### [Problem details]
Output exactly, with nothing added, the entries from the first line through the line with "float* acc = h->grads + h->n_params;".

### [Saved entries]
template <typename A>
static int forward_backward_body(gmvae_handle* h, const uint8_t* x_u8, int B, int Bg, const float* eps_in,
                                 const float* u_in, cudaStream_t st) {
  const gmvae_config& c = h->cfg;
  const int D = h->D, Z = h->Z, K = h->K, nl = h->L;
  const int Dp = ldp(D), Zp = ldp(Z), Z2p = ldp(2 * Z), Kp = ldp(K);
  const float inv_bg = 1.f / (float)Bg;
  const bool gm = c.model == GMVAE_MODEL_GMVAE;
  float* acc = h->grads + h->n_params;
  if (h->profiling) GM_TRY(profile_mark(h, st, PC_START));
  if (!h->grads_clean) GM_CHECK_CUDA(cudaMemsetAsync(h->grads, 0, (size_t)(h->n_params + ACC_SLOTS) * 4, st));
  h->grads_clean = false;
  h->reduced_upto = 0;
  unsigned long long* fx = h->det ? h->buf<unsigned long long>("det.fx") : nullptr;
  if (h->det) {
    const int nfx = 3 + (c.model == GMVAE_MODEL_VAE_GMP ? K + 2 * K * Z : 0);
    GM_CHECK_CUDA(cudaMemsetAsync(fx, 0, (size_t)nfx * 16, st));
    acc = acc_fixed_tag(fx);
    h->det_segs.clear(); h->det_colsums.clear(); h->det_part_next = 0; h->det_wg_next = 0;
    h->det_segs.push_back(DetSeg{h->grads + h->n_params, nullptr, fx, 0, 3, 1, 0, ACC_PER_TERM, 0, 0});
    if (c.model == GMVAE_MODEL_VAE_GMP) {
      h->det_segs.push_back(DetSeg{h->grads + h->mix_off, nullptr, fx + 2 * 3, 0, 1, K, 0, 0, 0, 0});
      h->det_segs.push_back(DetSeg{h->grads + h->loc_off, nullptr, fx + 2 * (3 + K), 0, 1, K * Z, 0, 0, 0, 0});
      h->det_segs.push_back(DetSeg{h->grads + h->raw_scale_off, nullptr, fx + 2 * (3 + K + K * Z), 0, 1, K * Z, 0, 0, 0, 0});
    }
  }

  const float* eps = eps_in; const float* u = u_in;
  GM_TRY(forward_encoder<A>(h, x_u8, B, inv_bg, eps, u, acc, st));

  A* x_act = h->buf<A>("x_act");
  MlpBufs<A> dec = mlp_bufs<A>(h, h->decoder), enc = mlp_bufs<A>(h, h->encoder);
  float* enc_out = h->buf<float>("enc_out");
  A* d_enc_out = h->buf<A>("d_enc_out");
  A* z_act = h->buf<A>("z_act");
  float* dz = h->buf<float>("dz");
  A* dlogits_x = h->buf<A>("dec.dlogits");
  const Linear& enc_l0 = h->encoder.layers[0];
  const Linear& enc_last = h->encoder.layers[nl - 1];
  auto hid_ld = [&](int i) { return (int64_t)ldp(h->hidden[i]); };
  MlpBufs<A> ey; float *logits_y = nullptr, *y_f32 = nullptr, *prior_out = nullptr; A* y_act = nullptr;
  if (gm) {
    ey = mlp_bufs<A>(h, h->encoder_y);
    logits_y = h->buf<float>("logits_y"); y_f32 = h->buf<float>("y_f32"); y_act = h->buf<A>("y_act");
    prior_out = h->buf<float>("prior_out");
  }
  const int prior_mode = gm ? 2 : (c.model == GMVAE_MODEL_VAE_GMP ? 1 : 0);
  float* z_f32 = h->buf<float>("z_f32");
  {
    int64_t n = (int64_t)B * Z;
    const bool v4 = std::is_same<A, bf16>::value && Z % 4 == 0 && Z <= 256 && aligned16(eps) && aligned16(enc_out) &&
                    (prior_mode != 2 || aligned16(prior_out));
    const bool rows_ok = h->chain_on && h->row_jobs && v4 && prior_mode != 1 && z_f32 == nullptr;
    if (rows_ok) {
      tc::RowsZFwd prm{enc_out, eps, prior_out, prior_mode, Z, c.raw_sigma_bias, c.sigma_min, inv_bg, reinterpret_cast<bf16*>(z_act), Zp, acc};
      GM_TRY(chain_add_rows(h, tc::EK_ROWS_Z_FWD, prm, B, {enc_out, eps, prior_out}, {{z_act, (size_t)B * Zp * 2}}, st, 4));
    } else {
    GM_TRY(chain_flush(h, st));
    if (v4) {
      const int blocks = (int)std::min<int64_t>((n / 4 + 255) / 256, 8 * tc::num_sms());
      GM_CHECK_CUDA(launch_k(head_z_fwd_v4_kernel, dim3(blocks), dim3(256), 0, st, true, (const float*)enc_out, eps, (const float*)prior_out,
                             prior_mode, B, Z, c.raw_sigma_bias, c.sigma_min, inv_bg, reinterpret_cast<bf16*>(z_act), Zp, z_f32, acc));
    } else {
      GM_CHECK_CUDA(launch_k(head_z_fwd_kernel<A>, dim3((unsigned)((n + 255) / 256)), dim3(256), 0, st, true, (const float*)enc_out, eps,
                             (const float*)prior_out, prior_mode, B, Z, c.raw_sigma_bias, c.sigma_min, inv_bg, z_act, Zp, z_f32, acc));
    }
    GM_LAUNCHED(h, st, PC_HEADS);
    }
  }
  float* dz_prior = h->buf<float>("dz_prior");
  if (prior_mode == 1) {
    const int warps = 4;
    GM_TRY(chain_flush(h, st));
    GM_CHECK_CUDA(launch_k(gmp_prior_kernel, dim3((B + warps - 1) / warps), dim3(warps * 32), warps * K * sizeof(float), st, true,
                           (const float*)z_f32, (const float*)(h->params + h->loc_off), (const float*)(h->params + h->raw_scale_off),
                           (const float*)(h->params + h->mix_off), B, K, Z, inv_bg, dz_prior, h->grads + h->loc_off,
                           h->grads + h->raw_scale_off, h->grads + h->mix_off, acc, fx ? fx + 2 * 3 : nullptr));
    GM_LAUNCHED(h, st, PC_HEADS);
  }
  bool dec_bias_fused = false;
  GM_TRY(mlp_hidden_fwd<A>(h, h->decoder, dec, z_act, Zp, Z, B, 0, st));
  {
    const Linear& l = h->decoder.layers[nl - 1];
    const A* in = nl == 1 ? z_act : dec.hid[nl - 2];
    const int64_t ldin = nl == 1 ? Zp : hid_ld(nl - 2);
    LinView Ld = view(h, l);
    dec_bias_fused = !(h->debug_flags & DBG_NO_FUSED_COLSUM) && !h->det && tc_ok_fwd<A>(h, in, ldin, Ld);
    EpiBCE<A> epi{dlogits_x, (int64_t)Dp, h->params + l.b_off, c.gen_bias_init, x_u8, (int64_t)D, 1, nullptr, (double*)nullptr,
                  acc, inv_bg, 0.f, dec_bias_fused ? h->grads + l.b_off : nullptr, h->bf16_mode() ? 1 : 0};
    GM_TRY(lin_fwd<A>(h, in, ldin, B, Ld, epi, st));
  }

  const bool spread = h->chain_on && h->row_jobs && !(h->debug_flags & DBG_NO_SPREAD) && !(h->comm && h->world > 1 && h->overlap_comm);
  std::vector<std::function<int()>> wg_late;
  struct WgLateGuard { gmvae_handle* h; ~WgLateGuard() { h->wg_late = nullptr; } } wg_late_guard{h};
  if (spread && (h->debug_flags & DBG_WG_LATE)) h->wg_late = &wg_late;
  struct PartGuard { gmvae_handle* h; ~PartGuard() { h->cur_part = 0; h->part_tail = false; h->part_last_mlp = false; } } part_guard{h};
  if (h->part_on && spread && !h->wg_late) h->cur_part = 1;
  std::vector<std::function<int()>> wg_dec;
  GM_TRY((mlp_backward<A, A>(h, h->decoder, dec, z_act, Zp, Z, dlogits_x, Dp, B, st, dec_bias_fused, 0, spread ? &wg_dec : nullptr,
                             std::min(2, nl - 1))));
  {
    const Linear& l0 = h->decoder.layers[0];
    EpiStore<float> epi{dz, (int64_t)Z, nullptr, nullptr, 0, 0, 1.f};
    if (nl == 1) GM_TRY((lin_dgrad<A>(h, dlogits_x, Dp, B, view(h, l0), epi, st)));
    else GM_TRY((lin_dgrad<A>(h, dec.dhid[0], hid_ld(0), B, view(h, l0), epi, st)));
  }
  size_t wg_dec_next = 0;
  if (wg_dec.size() > 1) GM_TRY(wg_dec[wg_dec_next++]());
  GM_TRY(comm_bucket(h, st, h->bucket_end[0]));
  A* d_prior_out = h->buf<A>("d_prior_out");
  bool enc_bias_fused = false;
  {
    int64_t n = (int64_t)B * Z;
    const bool z_cs_ok = Z <= 256 && !(h->debug_flags & DBG_NO_FUSED_COLSUM);
    enc_bias_fused = z_cs_ok && !h->det;
    const bool rows_ok = h->chain_on && h->row_jobs && z_cs_ok && prior_mode != 1 &&
                         (Z == 4 || Z == 8 || Z == 16 || Z == 32 || Z == 64) && aligned16(eps) && aligned16(enc_out) && aligned16(dz) &&
                         (prior_mode != 2 || aligned16(prior_out));
    if (rows_ok) {
      tc::RowsZBwd prm{enc_out, eps, prior_out, dz, prior_mode, Z, c.raw_sigma_bias, c.sigma_min, inv_bg, reinterpret_cast<bf16*>(d_enc_out),
                       reinterpret_cast<bf16*>(d_prior_out), Z2p, enc_bias_fused ? h->grads + enc_last.b_off : (float*)nullptr,
                       (gm && enc_bias_fused) ? h->grads + h->prior_gmm.layers[0].b_off : (float*)nullptr};
      GM_TRY(chain_add_rows(h, tc::EK_ROWS_Z_BWD, prm, B, {dz, enc_out, prior_out, eps},
                            {{d_enc_out, (size_t)B * Z2p * 2}, {gm ? d_prior_out : nullptr, (size_t)B * Z2p * 2}}, st, 4));
    } else {
    GM_TRY(chain_flush(h, st));
    const bool v4 = std::is_same<A, bf16>::value && enc_bias_fused && Z % 4 == 0 && aligned16(eps) && aligned16(enc_out) && aligned16(dz) &&
                    (prior_mode != 2 || aligned16(prior_out)) && (prior_mode != 1 || aligned16(dz_prior));
    if (v4) {
      const int rpi = 256 / (Z / 4);
      const int blocks = std::max(1, std::min(4 * tc::num_sms(), (B + rpi - 1) / rpi));
      GM_CHECK_CUDA(launch_k(head_z_bwd_v4_kernel, dim3(blocks), dim3(256), (size_t)16 * 256 * sizeof(float), st, true, (const float*)enc_out,
                             eps, (const float*)prior_out, (const float*)dz, (const float*)dz_prior, prior_mode, B, Z, c.raw_sigma_bias,
                             c.sigma_min, inv_bg, reinterpret_cast<bf16*>(d_enc_out), reinterpret_cast<bf16*>(d_prior_out), Z2p,
                             h->grads + enc_last.b_off, gm ? h->grads + h->prior_gmm.layers[0].b_off : (float*)nullptr));
    } else if (enc_bias_fused) {
      const int lanes = 256 / Z;
      const int blocks = std::max(1, std::min(2 * tc::num_sms(), (B + lanes - 1) / lanes));
      GM_CHECK_CUDA(launch_k(head_z_bwd_cs_kernel<A>, dim3(blocks), dim3(256), 4 * 256 * sizeof(float), st, true, (const float*)enc_out, eps,
                             (const float*)prior_out, (const float*)dz, (const float*)dz_prior, prior_mode, B, Z, c.raw_sigma_bias,
                             c.sigma_min, inv_bg, d_enc_out, d_prior_out, Z2p, h->grads + enc_last.b_off,
                             gm ? h->grads + h->prior_gmm.layers[0].b_off : (float*)nullptr));
    } else {
      GM_CHECK_CUDA(launch_k(head_z_bwd_kernel<A>, dim3((unsigned)((n + 255) / 256)), dim3(256), 0, st, true, (const float*)enc_out, eps,
                             (const float*)prior_out, (const float*)dz, (const float*)dz_prior, prior_mode, B, Z, c.raw_sigma_bias,
                             c.sigma_min, inv_bg, d_enc_out, d_prior_out, Z2p));
    }
    GM_LAUNCHED(h, st, PC_HEADS);
    }
  }
  for (; wg_dec_next < wg_dec.size(); ++wg_dec_next) GM_TRY(wg_dec[wg_dec_next]());
  std::vector<std::function<int()>> wg_enc;
  if (!gm) { h->part_last_mlp = true; if (h->encoder.layers.size() < 2) h->part_tail = true; }
  GM_TRY((mlp_backward<A, A>(h, h->encoder, enc, x_act, Dp, D, d_enc_out, Z2p, B, st, enc_bias_fused, 0, (spread && gm) ? &wg_enc : nullptr, 1)));
  if (gm) {
    float* dy = h->buf<float>("dy"); A* dlogits_y = h->buf<A>("dlogits_y");
    LinView Ly = view(h, enc_l0, D, K);
    const A* dh0 = nl == 1 ? d_enc_out : enc.dhid[0];
    const int64_t ld_dh0 = nl == 1 ? Z2p : hid_ld(0);
    const Linear& lp = h->prior_gmm.layers[0];
    LinView Lp = view(h, lp);
    const bool dy_two_seg = tc_ok_dgrad<A>(h, dh0, ld_dh0, Ly) && tc_ok_dgrad<A>(h, d_prior_out, Z2p, Lp) && !(h->debug_flags & DBG_NO_TWO_SEG);
    const bool y_cs_ok = !(h->debug_flags & DBG_NO_FUSED_COLSUM);
    const bool ey_bias_fused = y_cs_ok && !h->det;
    bool yb_fused = false;
    {
      EpiStore<float> e{dy, (int64_t)K, nullptr, nullptr, 0, 0, 1.f};
      if (dy_two_seg && h->chain_on && h->row_jobs && K <= 16 && Kp <= 16 && y_cs_ok && !(h->debug_flags & DBG_NO_FUSE_HEADS)) {
        tc::RowsYBwd prm{logits_y, y_f32, nullptr, K, 1.f / c.temperature, inv_bg, reinterpret_cast<bf16*>(dlogits_y), Kp,
                         ey_bias_fused ? h->grads + h->encoder_y.layers[nl - 1].b_off : (float*)nullptr};
        h->fuse_next = gmvae_handle::FuseReq();
        h->fuse_next.kind = tc::EK_ROWS_Y_BWD;
        memcpy(h->fuse_next.prm, &prm, sizeof(prm));
        h->fuse_next.writes = {{dlogits_y, (size_t)B * Kp * 2}};
      }
      if (dy_two_seg) GM_TRY((lin_dgrad<A>(h, dh0, ld_dh0, B, Ly, e, st, d_prior_out, Z2p, &Lp)));
      else GM_TRY((lin_dgrad<A>(h, dh0, ld_dh0, B, Ly, e, st)));
      yb_fused = h->fuse_next.consumed;
      h->fuse_next = gmvae_handle::FuseReq();
    }
    if (!dy_two_seg) {
      EpiStore<float, EPI_ACCUM> e{dy, (int64_t)K, nullptr, nullptr, 0, 0, 1.f};
      GM_TRY((lin_dgrad<A>(h, d_prior_out, Z2p, B, Lp, e, st)));
    }
    for (auto& f : wg_enc) GM_TRY(f());
    auto wg_y = [&]() -> int {
      GM_TRY((lin_wgrad<A, A>(h, y_act, Kp, dh0, ld_dh0, B, Ly, st)));
      GM_TRY((lin_wgrad<A, A>(h, y_act, Kp, d_prior_out, Z2p, B, Lp, st)));
      if (!enc_bias_fused) GM_TRY(bias_grad<A>(h, d_prior_out, Z2p, B, 2 * Z, Lp.db, st));
      return 0;
    };
    if (h->wg_late) h->wg_late->push_back(wg_y);
    else if (!spread) GM_TRY(wg_y());
    GM_TRY(comm_bucket(h, st, h->bucket_end[1]));
    if (yb_fused) {
    } else if (h->chain_on && h->row_jobs && K <= 16 && Kp <= 16) {
      tc::RowsYBwd prm{logits_y, y_f32, dy, K, 1.f / c.temperature, inv_bg, reinterpret_cast<bf16*>(dlogits_y), Kp,
                       ey_bias_fused ? h->grads + h->encoder_y.layers[nl - 1].b_off : (float*)nullptr};
      GM_TRY(chain_add_rows(h, tc::EK_ROWS_Y_BWD, prm, B, {dy, logits_y, y_f32}, {{dlogits_y, (size_t)B * Kp * 2}}, st));
    } else {
    GM_TRY(chain_flush(h, st));
    if (std::is_same<A, bf16>::value && K <= 16 && Kp <= 16) {
      GM_CHECK_CUDA(launch_k(head_y_bwd_row_kernel, dim3(std::max(1, std::min(tc::num_sms(), (B + 127) / 128))), dim3(128), 0, st, true,
                             (const float*)logits_y, (const float*)y_f32, (const float*)dy, B, K, 1.f / c.temperature, inv_bg,
                             reinterpret_cast<bf16*>(dlogits_y), Kp, ey_bias_fused ? h->grads + h->encoder_y.layers[nl - 1].b_off : (float*)nullptr));
    } else {
      GM_CHECK_CUDA(launch_k(head_y_bwd_kernel<A>, dim3(std::max(1, std::min(2 * tc::num_sms(), (B + 7) / 8))), dim3(256), 0, st, true,
                             (const float*)logits_y, (const float*)y_f32, (const float*)dy, B, K, 1.f / c.temperature, inv_bg, dlogits_y, Kp,
                             ey_bias_fused ? h->grads + h->encoder_y.layers[nl - 1].b_off : (float*)nullptr));
    }
    GM_LAUNCHED(h, st, PC_HEADS);
    }
    if (spread && !h->wg_late) GM_TRY(wg_y());
    h->part_last_mlp = true;
    if (h->encoder_y.layers.size() < 2) h->part_tail = true;
    GM_TRY((mlp_backward<A, A>(h, h->encoder_y, ey, x_act, Dp, D, dlogits_y, Kp, B, st, ey_bias_fused)));
    if (h->wg_late) {
      h->wg_late = nullptr;
      for (auto& f : wg_late) GM_TRY(f());
      wg_late.clear();
    }
  }
  if (h->wg_late) {
    h->wg_late = nullptr;
    for (auto& f : wg_late) GM_TRY(f());
  }
  return 0;
}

### [Task answer]
template <typename A>
static int forward_backward_body(gmvae_handle* h, const uint8_t* x_u8, int B, int Bg, const float* eps_in,
                                 const float* u_in, cudaStream_t st) {
  const gmvae_config& c = h->cfg;
  const int D = h->D, Z = h->Z, K = h->K, nl = h->L;
  const int Dp = ldp(D), Zp = ldp(Z), Z2p = ldp(2 * Z), Kp = ldp(K);
  const float inv_bg = 1.f / (float)Bg;
  const bool gm = c.model == GMVAE_MODEL_GMVAE;
  float* acc = h->grads + h->n_params;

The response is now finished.